**Try it**
Check each line of the records below and collect those that include the word "LIMIT".

**Records for the task**

══════════

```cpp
int launch_r2c(const RealArgs& a, hipStream_t s) { return launch_real(FAM_R2C, a, s); }
// ... 208 lines not shown
```

### mpifft4py_amd/csrc/fft_kernels.h

```cpp
#pragma once
#include "fft_core.h"

#if defined(__HIPCC__)
#define MFFT_D __device__ __forceinline__
#define MFFT_BARRIER() __syncthreads()
#if defined(__HIP_DEVICE_COMPILE__)
#define MFFT_OPAQUE(x) asm volatile("" : "+v"(x))
#else
#define MFFT_OPAQUE(x) ((void)0)
#endif
template <class S, bool ORIGIN = false> MFFT_D int row_thread_index(int tid) {
  int j = tid % S::TPT;
  if constexpr (::mfft::launder_plan<S>()) {
#if MFFT_LAUNDER_MODE == 1
    MFFT_OPAQUE(j);
#elif MFFT_LAUNDER_MODE == 4
    if constexpr (ORIGIN) MFFT_OPAQUE(j);
#endif
  }
  return j;
}
#else
#define MFFT_OPAQUE(x) ((void)0)
template <class S, bool ORIGIN = false> inline int row_thread_index(int tid) { return tid % S::TPT; }
// ... 114 lines not shown
};

template <typename T>
struct RealParams {
  const void* in;
  void* out;
  const cx<T>* tw;
  const cx<T>* rtw;
  i64 in_stride, out_stride;
  i64 nrows;
  int valid;
  T scale;
  ZSplit zs;
  i64 row0;
};

template <int PD> MFFT_HD int padpos(int pos) {
  if constexpr (PD > 0) return pos + pos / PD;
  else return pos;
}
template <int N, int PD> constexpr int padded_len() { return PD > 0 ? N + N / PD + 1 : N; }
template <int PD> struct PadSlot {
  MFFT_D int operator()(int pos) const { return padpos<PD>(pos); }
};

template <typename T, class Slot>
struct XchFull {
  cx<T>* buf;
  Slot slot;
  template <class S, int P>
// ... 447 lines not shown
      for (int k = 0; k < S::E; ++k) {
        cx<T> x = scale(v[k], P.scale);
        x = INV ? swapri(x) : x;
        if constexpr (CHUNK && !INV) {
          bool ok;
          const i64 o = zsplit_off(P.zs, crow, j + k * S::TPT, &ok);
          if (ok) P.out[o] = x;
        } else {
          op[j + k * S::TPT] = x;
        }
      }
    }
  }
};

template <class S, typename T, int ROWS, bool TWLDS, bool LIMIT = false, bool CHUNK = false, bool SPLIT = false, bool WP = false>
struct R2CFft {
  typedef typename RowXch<SPLIT, T, PadSlot<S::R(0)>>::elem XE;
  static constexpr int M = S::N;
  static constexpr int RPW = WP ? 64 / S::TPT : 1;
  static_assert(!WP || (S::TPT < 64 && 64 % S::TPT != 0 && ROWS % (64 / S::TPT) == 0), "wave-packed rows: whole waves of rows");
  static constexpr int THREADS = WP ? ROWS / RPW * 64 : S::TPT * ROWS;
  static constexpr int PD = S::R(0);
  static constexpr int PLEN = padded_len<M, PD>();
  static constexpr int TW_BYTES = TWLDS ? (int)(S::TW * sizeof(cx<T>)) : 0;
  static constexpr int XCH_BYTES = (int)(PLEN * ROWS * sizeof(XE));
  static constexpr int LDS_BYTES = TW_BYTES + XCH_BYTES;

  static MFFT_D void body(const RealParams<T>& P, int bid, int tid, char* lds) {
    cx<T>* ltw = reinterpret_cast<cx<T>*>(lds);
    int rl, j, lane0 = 0;
    bool dup = false;
    if constexpr (WP) {
      const int lane = tid & 63;
      int lr = lane / S::TPT;
      dup = lr >= RPW;
      if (dup) lr = RPW - 1;
      lane0 = lr * S::TPT;
      j = dup ? lane - RPW * S::TPT : lane - lane0;
#if MFFT_LAUNDER_MODE == 1
      if constexpr (S::E % 15 == 0) MFFT_OPAQUE(j);
#endif
      rl = (tid >> 6) * RPW + lr;
    } else {
      rl = tid / S::TPT;
      j = row_thread_index<S>(tid);
    }
    XE* xch = reinterpret_cast<XE*>(lds + TW_BYTES) + rl * PLEN;
    const i64 row = (i64)bid * ROWS + rl;
    const bool inrange = row < P.nrows;
    const bool active = inrange && !dup;
    const cx<T>* ip =
        reinterpret_cast<const cx<T>*>(static_cast<const T*>(P.in) + (inrange ? row : P.nrows - 1) * P.in_stride);
    cx<T>* op = static_cast<cx<T>*>(P.out) + row * P.out_stride;

    cx<T> v[S::E];
#pragma unroll
    for (int k = 0; k < S::E; ++k) v[k] = ip[j + k * S::TPT];
    if constexpr (TWLDS && S::NP > 1) {
      stage_twiddles<S, T>(ltw, P.tw, tid, THREADS);
      MFFT_BARRIER();
    }
    typename RowXch<SPLIT, T, PadSlot<PD>>::type xc{xch, PadSlot<PD>{}};
    if constexpr (TWLDS) run_passes<S, 0, T>(v, j, (const cx<T>*)ltw, xc);
    else run_passes<S, 0, T>(v, j, P.tw, xc);

    const T half = (T)0.5;
    auto put = [&](int pos, cx<T> val) {
      if constexpr (CHUNK) {
// ... 5 lines not shown
      }
    };
    auto emit_w = [&](int pos, cx<T> zk, cx<T> zpartner, cx<T> w) {
      if (pos == 0) {
        put(0, mk<T>((zk.x + zk.y) * P.scale, (T)0));
        if (!LIMIT || M < P.valid) put(M, mk<T>((zk.x - zk.y) * P.scale, (T)0));
      } else if (!LIMIT || pos < P.valid) {
        const cx<T> zm = conj(zpartner);
        const cx<T> e = scale(zk + zm, half);
        const cx<T> o = mul_mi(scale(zk - zm, half));
        put(pos, scale(e + w * o, P.scale));
      }
    };
    auto emit = [&](int pos, cx<T> zk, cx<T> zpartner) { emit_w(pos, zk, zpartner, P.rtw[pos]); };
    constexpr bool SHFL = WP || (S::TPT <= 64 && (64 % S::TPT) == 0);
    if constexpr (SHFL) {
      const int src = WP ? lane0 + (j == 0 ? 0 : S::TPT - j) : (tid & 63) - j + ((S::TPT - j) & (S::TPT - 1));
      constexpr bool RTW_EARLY = S::E * (int)sizeof(cx<T>) <= 128;
      cx<T> rt[RTW_EARLY ? S::E : 1];
      if constexpr (RTW_EARLY) {
#pragma unroll
        for (int k = 0; k < S::E; ++k) rt[k] = P.rtw[j + k * S::TPT];
      }
#pragma unroll
      for (int k = 0; k < S::E; ++k) {
        const cx<T> give = v[S::E - 1 - k];
        cx<T> pm = mk<T>(wave_shfl(give.x, src), wave_shfl(give.y, src));
        if (j == 0) pm = v[(S::E - k) % S::E];
        if constexpr (RTW_EARLY) {
          if (active) emit_w(j + k * S::TPT, v[k], pm, rt[k]);
        } else
// ... 32 lines not shown
#pragma unroll
      for (int k = 0; k < S::E; ++k) xc.put(j + k * S::TPT, v[k]);
      MFFT_BARRIER();
      if (active) {
#pragma unroll
        for (int k = 0; k < S::E; ++k) {
          const int pos = j + k * S::TPT;
          emit(pos, v[k], xc.get(pos == 0 ? 0 : M - pos));
        }
      }
    }
  }
};

template <class S, typename T, int ROWS, bool TWLDS, bool LIMIT = false, bool CHUNK = false, bool SPLIT = false, bool WP = false,
          bool MLDS = false>
struct C2RFft {
  typedef typename RowXch<SPLIT, T, PadSlot<S::R(0)>>::elem XE;
  static constexpr int M = S::N;
  static constexpr int RPW = WP ? 64 / S::TPT : 1;
  static_assert(!WP || (S::TPT < 64 && 64 % S::TPT != 0 && ROWS % (64 / S::TPT) == 0), "wave-packed rows: whole waves of rows");
  static constexpr int THREADS = WP ? ROWS / RPW * 64 : S::TPT * ROWS;
  static constexpr int PD = S::R(0);
  static constexpr int PLEN = padded_len<M, PD>();
  static constexpr int TW_BYTES = TWLDS ? (int)(S::TW * sizeof(cx<T>)) : 0;
  static constexpr int XCH_BYTES = S::NP > 1 ? (int)(PLEN * ROWS * sizeof(XE)) : 0;
  static constexpr int LDS_BYTES = TW_BYTES + XCH_BYTES;

  static MFFT_D void body(const RealParams<T>& P, int bid, int tid, char* lds) {
    cx<T>* ltw = reinterpret_cast<cx<T>*>(lds);
    int rl, j, lane0 = 0;
    bool dup = false;
    if constexpr (WP) {
      const int lane = tid & 63;
      int lr = lane / S::TPT;
      dup = lr >= RPW;
      if (dup) lr = RPW - 1;
      lane0 = lr * S::TPT;
      j = dup ? lane - RPW * S::TPT : lane - lane0;
      if constexpr (S::E % 15 == 0) MFFT_OPAQUE(j);
      rl = (tid >> 6) * RPW + lr;
    } else {
      rl = tid / S::TPT;
      j = row_thread_index<S, true>(tid);
    }
    XE* xch = reinterpret_cast<XE*>(lds + TW_BYTES) + rl * PLEN;
    const i64 row = (i64)bid * ROWS + rl;
    const bool inrange = row < P.nrows;
    const bool active = inrange && !dup;
    const cx<T>* ip = static_cast<const cx<T>*>(P.in) + (inrange ? row : P.nrows - 1) * P.in_stride;
    cx<T>* op = reinterpret_cast<cx<T>*>(static_cast<T*>(P.out) + row * P.out_stride);

    const i64 crow = P.row0 + (inrange ? row : P.nrows - 1);
    auto bin = [&](int pos) -> cx<T> {
      if constexpr (CHUNK) {
        bool ok;
        const i64 o = zsplit_off(P.zs, crow, pos, &ok);
        const cx<T> x = static_cast<const cx<T>*>(P.in)[ok ? o : (i64)0];
        if constexpr (sizeof(T) == 4) return keep_bits(x, ok);
        else return ok ? x : mk<T>((T)0, (T)0);
      } else {
        return ip[pos];
      }
    };
    cx<T> v[S::E];
    constexpr bool SHFL = WP || (S::TPT <= 64 && (64 % S::TPT) == 0);
    if constexpr (SHFL) {
      static_assert(S::E % 2 == 0, "register pairing needs an even number of values per thread");
#pragma unroll
      for (int k = 0; k < S::E; ++k) {
        const int pos = j + k * S::TPT;
        if constexpr (LIMIT && sizeof(T) == 4) {
          const bool ok = pos < P.valid;
          v[k] = keep_bits(bin(ok ? pos : 0), ok);
        } else if constexpr (LIMIT) {
          v[k] = mk<T>((T)0, (T)0);
          if (pos < P.valid) v[k] = bin(pos);
        } else {
          v[k] = bin(pos);
        }
      }
      cx<T> carry = mk<T>((T)0, (T)0);
// ... 20 lines not shown
        if constexpr (WP || S::E % 7 != 0) {
          pm1 = mk<T>(wave_shfl(give1.x, src), wave_shfl(give1.y, src));
          pm2 = mk<T>(wave_shfl(give2.x, src), wave_shfl(give2.y, src));
        } else {
          pm1 = mk<T>(WAVE_SHFL_DIRECT(give1.x, src), WAVE_SHFL_DIRECT(give1.y, src));
          pm2 = mk<T>(WAVE_SHFL_DIRECT(give2.x, src), WAVE_SHFL_DIRECT(give2.y, src));
        }
        carry = b;
        v[k] = prepass(a, pm1, j + k * S::TPT);
        v[kp] = prepass(b, pm2, j + kp * S::TPT);
        if constexpr (S::E % 15 == 0) {
          if (k % 3 == 2) MFFT_SCHED_FENCE();
        }
      }
    } else if constexpr (MLDS && S::NP > 1) {
#pragma unroll
      for (int k = 0; k < S::E; ++k) {
        const int pos = j + k * S::TPT;
        if constexpr (LIMIT) {
          const bool ok = pos < P.valid;
          v[k] = keep_bits(bin(ok ? pos : 0), ok);
        } else {
          v[k] = bin(pos);
        }
      }
      cx<T> xM = mk<T>((T)0, (T)0);
      if (j == 0 && (!LIMIT || M < P.valid)) xM = bin(M);
      auto prepass = [&](cx<T> xk, cx<T> pm, int pos) {
        cx<T> xm = conj(pm);
        if (pos == 0) {
// ... 85 lines not shown
```

### mpifft4py_amd/csrc/mfft_internal.h

```cpp
#pragma once
#include <hip/hip_runtime.h>
#include <stdint.h>
#include <string>
#include <vector>
#include "../../include/mpifft4py_amd.h"
#include "registry.h"

namespace mfft {

int set_error(int code, const char* fmt, ...) __attribute__((format(printf, 2, 3)));
const char* last_error();

#define MFFT_HIP(call)                                                                   \
  do {                                                                                   \
    hipError_t e_ = (call);                                                              \
    if (e_ != hipSuccess)                                                                \
      return ::mfft::set_error(MFFT_ERR_HIP, "%s failed: %s (%s:%d)", #call,             \
                               hipGetErrorString(e_), __FILE__, __LINE__);               \
  } while (0)
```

══════════

**Result of this task**
template <class S, typename T, int ROWS, bool TWLDS, bool LIMIT = false, bool CHUNK = false, bool SPLIT = false, bool WP = false>
        if (!LIMIT || M < P.valid) put(M, mk<T>((zk.x - zk.y) * P.scale, (T)0));
      } else if (!LIMIT || pos < P.valid) {
template <class S, typename T, int ROWS, bool TWLDS, bool LIMIT = false, bool CHUNK = false, bool SPLIT = false, bool WP = false,
        if constexpr (LIMIT && sizeof(T) == 4) {
        } else if constexpr (LIMIT) {
        if constexpr (LIMIT) {
      if (j == 0 && (!LIMIT || M < P.valid)) xM = bin(M);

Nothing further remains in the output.